Earlier this month FireEye's threat analyst team in Singapore, FireEye as a Service, observed a China-based threat group – dubbed APT3, or UPS – exploiting a zero-day vulnerability in Adobe Flash Player as part of a phishing operation targeting various industries in the U.S. and around the globe.
On Tuesday, Adobe addressed the high priority vulnerability – CVE-2015-3113, which can be exploited by an attacker to potentially take control of the affected system – by issuing a Flash Player patch for Windows, Macintosh and Linux.
APT3 had been exploiting the vulnerability in a large-scale phishing campaign targeting organizations in the aerospace and defense, construction and engineering, high-tech, telecommunications, and transportation industries, a FireEye post said.
The organizations are mostly in the U.S. and UK, but the targeting was believed to be global, Mike Oppenheimer, senior threat intelligence analyst with FireEye, told SCMagazine.com in a Tuesday email correspondence.
“APT3 is one of the more advanced groups that FireEye tracks and after successfully exploiting a target host, this group will quickly dump credentials, move laterally to additional hosts, and install custom backdoors, which in this operation FireEye observed the use of the SHOTPUT backdoor,” Oppenheimer said.
The operation involved the group sending out very generic emails that told recipients to click a link in order to get a good deal on a refurbished iMac, the post said. Clicking on the link redirected users to a compromised server hosting JavaScript profiling scripts.

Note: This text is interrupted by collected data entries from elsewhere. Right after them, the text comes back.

extern "C" int sage_b200_scorer_create(const sage_b200_db* db, const sage_b200_scorer_params* p, sage_b200_scorer** out) {
    if (!db || !p || !out) return fail(SAGE_B200_EINVAL, "scorer_create: null argument");
    if (p->report_psms == 0) return fail(SAGE_B200_EINVAL, "report_psms must be >= 1");
    if (p->report_psms > K_MAX / 2) return fail(SAGE_B200_ELIMIT, "report_psms %u > %d not supported", p->report_psms, K_MAX / 2);
    if (p->precursor_tol.kind < 0 || p->precursor_tol.kind > 2 || p->fragment_tol.kind < 0 || p->fragment_tol.kind > 2) return fail(SAGE_B200_EINVAL, "bad tolerance kind");
    if (p->score_type > 1) return fail(SAGE_B200_EINVAL, "bad score_type");
    CUDA_TRY(cudaSetDevice(db->device));
// ... 46 lines not shown
        CUDA_TRY(cudaStreamCreateWithFlags(&L.stream, cudaStreamNonBlocking));
        CUDA_TRY(cudaStreamCreateWithFlags(&L.copy, cudaStreamNonBlocking));
        for (auto& e : L.ev) CUDA_TRY(cudaEventCreate(&e));
        CUDA_TRY(cudaEventCreate(&L.ev_masses));
        CUDA_TRY(cudaEventCreate(&L.ev_intens));
        CUDA_TRY(cudaEventCreate(&L.ev_small));
        for (auto& e : L.ev_part) CUDA_TRY(cudaEventCreate(&e));
        CUDA_TRY(cudaStreamCreateWithFlags(&L.copy2, cudaStreamNonBlocking));
    }
    if (const char* e = getenv("SAGE_B200_PIPELINE_CHUNKS")) s->pipeline_chunks = std::max(1, atoi(e));
    if (const char* e = getenv("SAGE_B200_TRACE")) s->trace = e[0] == '1';
    if (const char* e = getenv("SAGE_B200_SCORE_SPLIT")) s->score_split = atoi(e) != 0;
    if (const char* e = getenv("SAGE_B200_NARROW_INDEX")) s->narrow_index = atoi(e) != 0;
    if (const char* e = getenv("SAGE_B200_NARROW_CTA")) s->narrow_cta = atoi(e) != 0;
    if (const char* e = getenv("SAGE_B200_NARROW_BLOCK")) s->narrow_block = (uint32_t)std::max(0, atoi(e));
    if (const char* e = getenv("SAGE_B200_NARROW_CELLS_X")) s->narrow_cells_x = (uint32_t)std::max(1, atoi(e));
    if (const char* e = getenv("SAGE_B200_MASS_PARTS")) s->mass_parts = std::min(MASS_PARTS, std::max(1, atoi(e)));
    if (const char* e = getenv("SAGE_B200_FIRST_CHUNK_PCT")) s->first_chunk_pct = std::min(50, std::max(0, atoi(e)));
    CUDA_TRY(cudaEventCreate(&s->ev_base));
    *out = s;
    return 0;
}
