constexpr int FIN_NT = 1024;
template <bool FROM_B, typename ARGS>
__global__ __launch_bounds__(FIN_NT) void select_finish_kernel(const KeyLayout kl, SelState* __restrict__ state,
                                                            int first_pass, const ARGS args,
                                                            double* __restrict__ med_iqr) {
  __shared__ unsigned int hist[NQ][256];
  __shared__ unsigned long long prefix[NQ];
  __shared__ int rem[NQ];
  __shared__ int rep[NQ];
  const int s = blockIdx.x;
  const int tid = threadIdx.x, lane = tid & 63, wv = tid >> 6;
  const SelectArgs& sa = select_args_for(args, s);
  if constexpr (kPerSensor<ARGS>) {
    if (sa.total < 1) return;
  }
  SelState& st = state[s];
  const unsigned int slots = (unsigned int)kl.blocks * (unsigned int)kl.pitch;
  const unsigned int cnt = FROM_B ? st.cnt_b : slots;
  const unsigned long long* in = FROM_B ? kl.bufb + (size_t)s * slots : kl.keys + (size_t)s * kl.pitch;
  if (tid < NQ) {
    prefix[tid] = st.prefix[tid];
    rem[tid] = st.rem[tid];
  }
  constexpr int FK = 32;
  const bool resident = cnt <= FK * FIN_NT;
  unsigned long long key[FK];
  if (resident) {
#pragma unroll
    for (int u = 0; u < FK; ++u) {
      const unsigned int i = tid + u * FIN_NT;
      key[u] = i < cnt ? in[i] : FILLER;
    }
  }
  __syncthreads();
  for (int pass = first_pass; pass < 8; ++pass) {
    const int shift = 56 - 8 * pass;
    if (tid < NQ) {
      int r = tid;
      for (int q = tid - 1; q >= 0; --q)
        if (prefix[q] == prefix[tid]) r = q;
      rep[tid] = r;
    }
    for (int i = tid; i < NQ * 256; i += FIN_NT) (&hist[0][0])[i] = 0u;
    __syncthreads();
    unsigned long long pf[NQ];
    bool active[NQ];
#pragma unroll
    for (int q = 0; q < NQ; ++q) {
      pf[q] = prefix[q];
      active[q] = rep[q] == q;
    }
    auto tally = [&](unsigned long long k) -> bool {
      if (k == FILLER) return false;
      const unsigned int digit = (unsigned int)(k >> shift) & 255u;
      bool any = false;
#pragma unroll
      for (int q = 0; q < NQ; ++q) {
        if (!active[q]) continue;
        if (pass == 0 || ((k ^ pf[q]) >> (shift + 8)) == 0ull) {
          atomicAdd(&hist[q][digit], 1u);
          any = true;
        }
      }
      return any;
    };
    if (resident) {
#pragma unroll
      for (int u = 0; u < FK; ++u)
        if (!tally(key[u])) key[u] = FILLER;
    } else {
      for (unsigned int i = tid; i < cnt; i += FIN_NT) tally(in[i]);
    }
    __syncthreads();
    for (int q = wv; q < NQ; q += FIN_NT / 64) locate_bin(hist[rep[q]], rem[q], pf[q], shift, lane, &prefix[q], &rem[q]);
    __syncthreads();
  }
  if (tid == 0) write_result(prefix, sa, s, med_iqr);
}

constexpr int ONE_NT = 1024;
constexpr int ONE_FK = 32;
constexpr int ONE_CAP = 8192;
constexpr int ONE_CAP2 = 1024;

constexpr int BR_S = ONE_NT;
constexpr float BR_C = 2.62f;
constexpr unsigned int BR_NONE = 0xffffu;
constexpr int SPAN_BINS = 2048;
constexpr int SPAN_BELOW = SPAN_BINS;
constexpr int SPAN_CODE = SPAN_BINS + 1;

Once profiled, a malicious Adobe Flash Player SWF file and FLV file was downloaded, ultimately leading to the installation of the custom backdoor known as SHOTPUT, which was detected by FireEye as Backdoor.APT.CookieCutter.
“The attack exploits an unpatched vulnerability in the way Adobe Flash parses Flash Video (FLV) files,” the post said. “The exploit uses common vector corruption techniques to bypass Address Space Layout Randomization (ASLR), and uses Return-Oriented Programming (ROP) to bypass Data Execution Prevention (DEP).”
The post continues, “A neat trick to their ROP technique makes it simpler to exploit and will evade some ROP detection techniques. Shellcode is stored in the packed Flash exploit file alongside a key used for its decryption. The payload is XOR encoded and hidden inside an image.”
FireEye notes that APT3's command-and-control infrastructure is difficult to track since there is little overlap across campaigns.
“FireEye assesses that APT3 conducts network intrusions against a broad range of victim organizations and steals intellectual properties that are in close alignment with People's Republic of China's (PRC) central planning objectives,” Oppenheimer said.